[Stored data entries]
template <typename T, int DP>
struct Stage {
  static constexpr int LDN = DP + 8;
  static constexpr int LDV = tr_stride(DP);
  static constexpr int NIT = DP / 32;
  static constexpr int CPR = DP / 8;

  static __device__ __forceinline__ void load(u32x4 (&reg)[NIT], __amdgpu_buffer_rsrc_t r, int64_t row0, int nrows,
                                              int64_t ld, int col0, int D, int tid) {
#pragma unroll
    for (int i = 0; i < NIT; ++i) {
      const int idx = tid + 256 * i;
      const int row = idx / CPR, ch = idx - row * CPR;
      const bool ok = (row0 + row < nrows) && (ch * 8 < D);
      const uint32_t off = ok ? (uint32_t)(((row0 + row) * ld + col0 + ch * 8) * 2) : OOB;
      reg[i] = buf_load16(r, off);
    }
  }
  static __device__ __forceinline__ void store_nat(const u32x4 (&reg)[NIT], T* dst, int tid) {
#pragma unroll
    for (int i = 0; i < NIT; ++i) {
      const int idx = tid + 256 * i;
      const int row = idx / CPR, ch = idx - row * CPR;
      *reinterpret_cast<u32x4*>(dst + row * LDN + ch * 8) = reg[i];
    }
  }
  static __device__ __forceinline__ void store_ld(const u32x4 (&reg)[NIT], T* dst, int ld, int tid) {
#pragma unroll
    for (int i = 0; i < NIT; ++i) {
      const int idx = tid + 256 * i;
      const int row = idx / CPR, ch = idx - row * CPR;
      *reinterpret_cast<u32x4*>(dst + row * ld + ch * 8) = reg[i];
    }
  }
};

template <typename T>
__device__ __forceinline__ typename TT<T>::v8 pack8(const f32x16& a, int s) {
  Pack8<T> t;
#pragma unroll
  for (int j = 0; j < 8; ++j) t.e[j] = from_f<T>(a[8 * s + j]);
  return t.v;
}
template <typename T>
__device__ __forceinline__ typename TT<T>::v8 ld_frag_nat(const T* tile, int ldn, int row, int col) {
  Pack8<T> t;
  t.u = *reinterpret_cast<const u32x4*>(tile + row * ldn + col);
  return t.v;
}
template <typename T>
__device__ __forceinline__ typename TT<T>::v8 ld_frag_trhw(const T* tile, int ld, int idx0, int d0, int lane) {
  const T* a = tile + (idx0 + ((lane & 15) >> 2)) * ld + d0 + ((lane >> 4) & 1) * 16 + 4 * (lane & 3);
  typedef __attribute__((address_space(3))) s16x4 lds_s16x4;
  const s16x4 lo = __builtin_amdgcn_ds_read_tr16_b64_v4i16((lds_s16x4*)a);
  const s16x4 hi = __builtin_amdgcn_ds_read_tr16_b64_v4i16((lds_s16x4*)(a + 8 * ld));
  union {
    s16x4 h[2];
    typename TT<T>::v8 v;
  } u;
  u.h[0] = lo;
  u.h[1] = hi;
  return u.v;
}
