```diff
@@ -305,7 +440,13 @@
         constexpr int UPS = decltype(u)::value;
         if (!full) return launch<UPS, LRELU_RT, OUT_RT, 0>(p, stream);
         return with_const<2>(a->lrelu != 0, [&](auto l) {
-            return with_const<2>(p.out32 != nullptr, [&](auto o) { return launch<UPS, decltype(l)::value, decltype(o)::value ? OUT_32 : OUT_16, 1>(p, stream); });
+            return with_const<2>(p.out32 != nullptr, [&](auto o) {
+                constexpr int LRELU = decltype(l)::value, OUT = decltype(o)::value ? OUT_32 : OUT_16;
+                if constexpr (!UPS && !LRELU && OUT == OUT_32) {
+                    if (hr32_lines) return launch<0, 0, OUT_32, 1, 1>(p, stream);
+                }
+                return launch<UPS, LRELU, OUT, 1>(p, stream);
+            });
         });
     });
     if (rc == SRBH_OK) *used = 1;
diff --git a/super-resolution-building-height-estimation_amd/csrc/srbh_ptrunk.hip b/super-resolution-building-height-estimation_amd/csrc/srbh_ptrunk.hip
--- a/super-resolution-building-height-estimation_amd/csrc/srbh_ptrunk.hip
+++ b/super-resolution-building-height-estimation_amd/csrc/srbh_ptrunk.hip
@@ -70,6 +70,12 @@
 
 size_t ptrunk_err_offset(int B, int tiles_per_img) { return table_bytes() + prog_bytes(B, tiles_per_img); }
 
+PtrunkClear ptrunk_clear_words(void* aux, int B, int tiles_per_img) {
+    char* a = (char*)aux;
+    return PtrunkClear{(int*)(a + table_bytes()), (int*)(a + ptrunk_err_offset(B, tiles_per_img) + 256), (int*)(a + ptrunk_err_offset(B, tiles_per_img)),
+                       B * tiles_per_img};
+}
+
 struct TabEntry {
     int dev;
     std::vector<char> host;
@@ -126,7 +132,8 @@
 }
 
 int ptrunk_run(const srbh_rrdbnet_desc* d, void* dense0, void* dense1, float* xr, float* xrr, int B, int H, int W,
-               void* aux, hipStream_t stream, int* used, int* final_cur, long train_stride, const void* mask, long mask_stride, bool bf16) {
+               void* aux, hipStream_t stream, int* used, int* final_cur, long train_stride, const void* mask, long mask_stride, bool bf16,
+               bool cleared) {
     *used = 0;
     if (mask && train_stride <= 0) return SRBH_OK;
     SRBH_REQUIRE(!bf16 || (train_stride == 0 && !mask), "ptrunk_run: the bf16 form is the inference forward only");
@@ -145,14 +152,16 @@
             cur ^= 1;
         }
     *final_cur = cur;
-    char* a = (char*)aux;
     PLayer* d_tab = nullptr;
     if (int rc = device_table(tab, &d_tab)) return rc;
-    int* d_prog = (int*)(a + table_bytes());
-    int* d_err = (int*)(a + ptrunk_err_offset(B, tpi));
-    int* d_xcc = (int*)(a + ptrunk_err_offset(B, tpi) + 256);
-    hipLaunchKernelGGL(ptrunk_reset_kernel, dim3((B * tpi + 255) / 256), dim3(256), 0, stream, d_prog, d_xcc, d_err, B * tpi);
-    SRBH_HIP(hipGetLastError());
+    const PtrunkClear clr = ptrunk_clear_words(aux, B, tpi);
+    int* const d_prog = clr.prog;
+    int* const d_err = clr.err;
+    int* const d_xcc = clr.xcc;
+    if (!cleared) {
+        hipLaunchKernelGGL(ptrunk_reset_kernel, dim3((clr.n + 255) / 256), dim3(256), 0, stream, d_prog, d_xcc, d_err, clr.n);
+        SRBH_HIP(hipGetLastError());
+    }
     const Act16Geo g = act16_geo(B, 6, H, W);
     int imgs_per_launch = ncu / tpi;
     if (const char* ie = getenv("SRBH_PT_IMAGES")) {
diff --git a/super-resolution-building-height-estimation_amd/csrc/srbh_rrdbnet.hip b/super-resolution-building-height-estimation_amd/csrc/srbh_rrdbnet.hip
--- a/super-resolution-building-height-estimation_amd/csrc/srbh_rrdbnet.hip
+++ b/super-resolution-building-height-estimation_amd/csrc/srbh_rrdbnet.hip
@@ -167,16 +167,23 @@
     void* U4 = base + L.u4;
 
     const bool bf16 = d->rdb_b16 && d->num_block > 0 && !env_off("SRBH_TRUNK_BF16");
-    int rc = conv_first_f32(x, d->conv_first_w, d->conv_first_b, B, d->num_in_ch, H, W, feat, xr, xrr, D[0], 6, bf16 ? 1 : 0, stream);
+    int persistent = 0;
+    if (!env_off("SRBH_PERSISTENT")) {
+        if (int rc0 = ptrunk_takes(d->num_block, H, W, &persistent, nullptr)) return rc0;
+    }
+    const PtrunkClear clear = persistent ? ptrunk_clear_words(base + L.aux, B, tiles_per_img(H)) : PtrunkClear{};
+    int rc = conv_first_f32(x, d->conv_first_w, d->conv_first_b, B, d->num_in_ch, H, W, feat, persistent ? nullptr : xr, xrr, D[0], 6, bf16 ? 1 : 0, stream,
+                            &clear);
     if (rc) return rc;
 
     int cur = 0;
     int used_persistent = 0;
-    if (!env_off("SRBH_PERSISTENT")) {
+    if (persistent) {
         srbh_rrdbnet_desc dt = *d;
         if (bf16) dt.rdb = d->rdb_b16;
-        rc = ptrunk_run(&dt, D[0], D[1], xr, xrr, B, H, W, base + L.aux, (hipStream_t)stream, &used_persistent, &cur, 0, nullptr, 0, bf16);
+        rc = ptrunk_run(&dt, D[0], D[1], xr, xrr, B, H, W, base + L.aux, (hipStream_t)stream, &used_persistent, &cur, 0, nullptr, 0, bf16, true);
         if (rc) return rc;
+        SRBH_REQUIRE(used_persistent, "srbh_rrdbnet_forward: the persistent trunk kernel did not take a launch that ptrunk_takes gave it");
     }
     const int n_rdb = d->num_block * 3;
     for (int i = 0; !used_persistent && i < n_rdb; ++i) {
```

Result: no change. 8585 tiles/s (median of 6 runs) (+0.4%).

Problem ->
Please return the lines above that run from the line containing "ld + ch * 8) = reg[i];" to the line containing "t.u = *reinterpret_cast<const", inclusive, exactly and with no other lines.

Task result ->
      *reinterpret_cast<u32x4*>(dst + row * ld + ch * 8) = reg[i];
    }
  }
};

template <typename T>
__device__ __forceinline__ typename TT<T>::v8 pack8(const f32x16& a, int s) {
  Pack8<T> t;
#pragma unroll
  for (int j = 0; j < 8; ++j) t.e[j] = from_f<T>(a[8 * s + j]);
  return t.v;
}
template <typename T>
__device__ __forceinline__ typename TT<T>::v8 ld_frag_nat(const T* tile, int ldn, int row, int col) {
  Pack8<T> t;
  t.u = *reinterpret_cast<const u32x4*>(tile + row * ldn + col);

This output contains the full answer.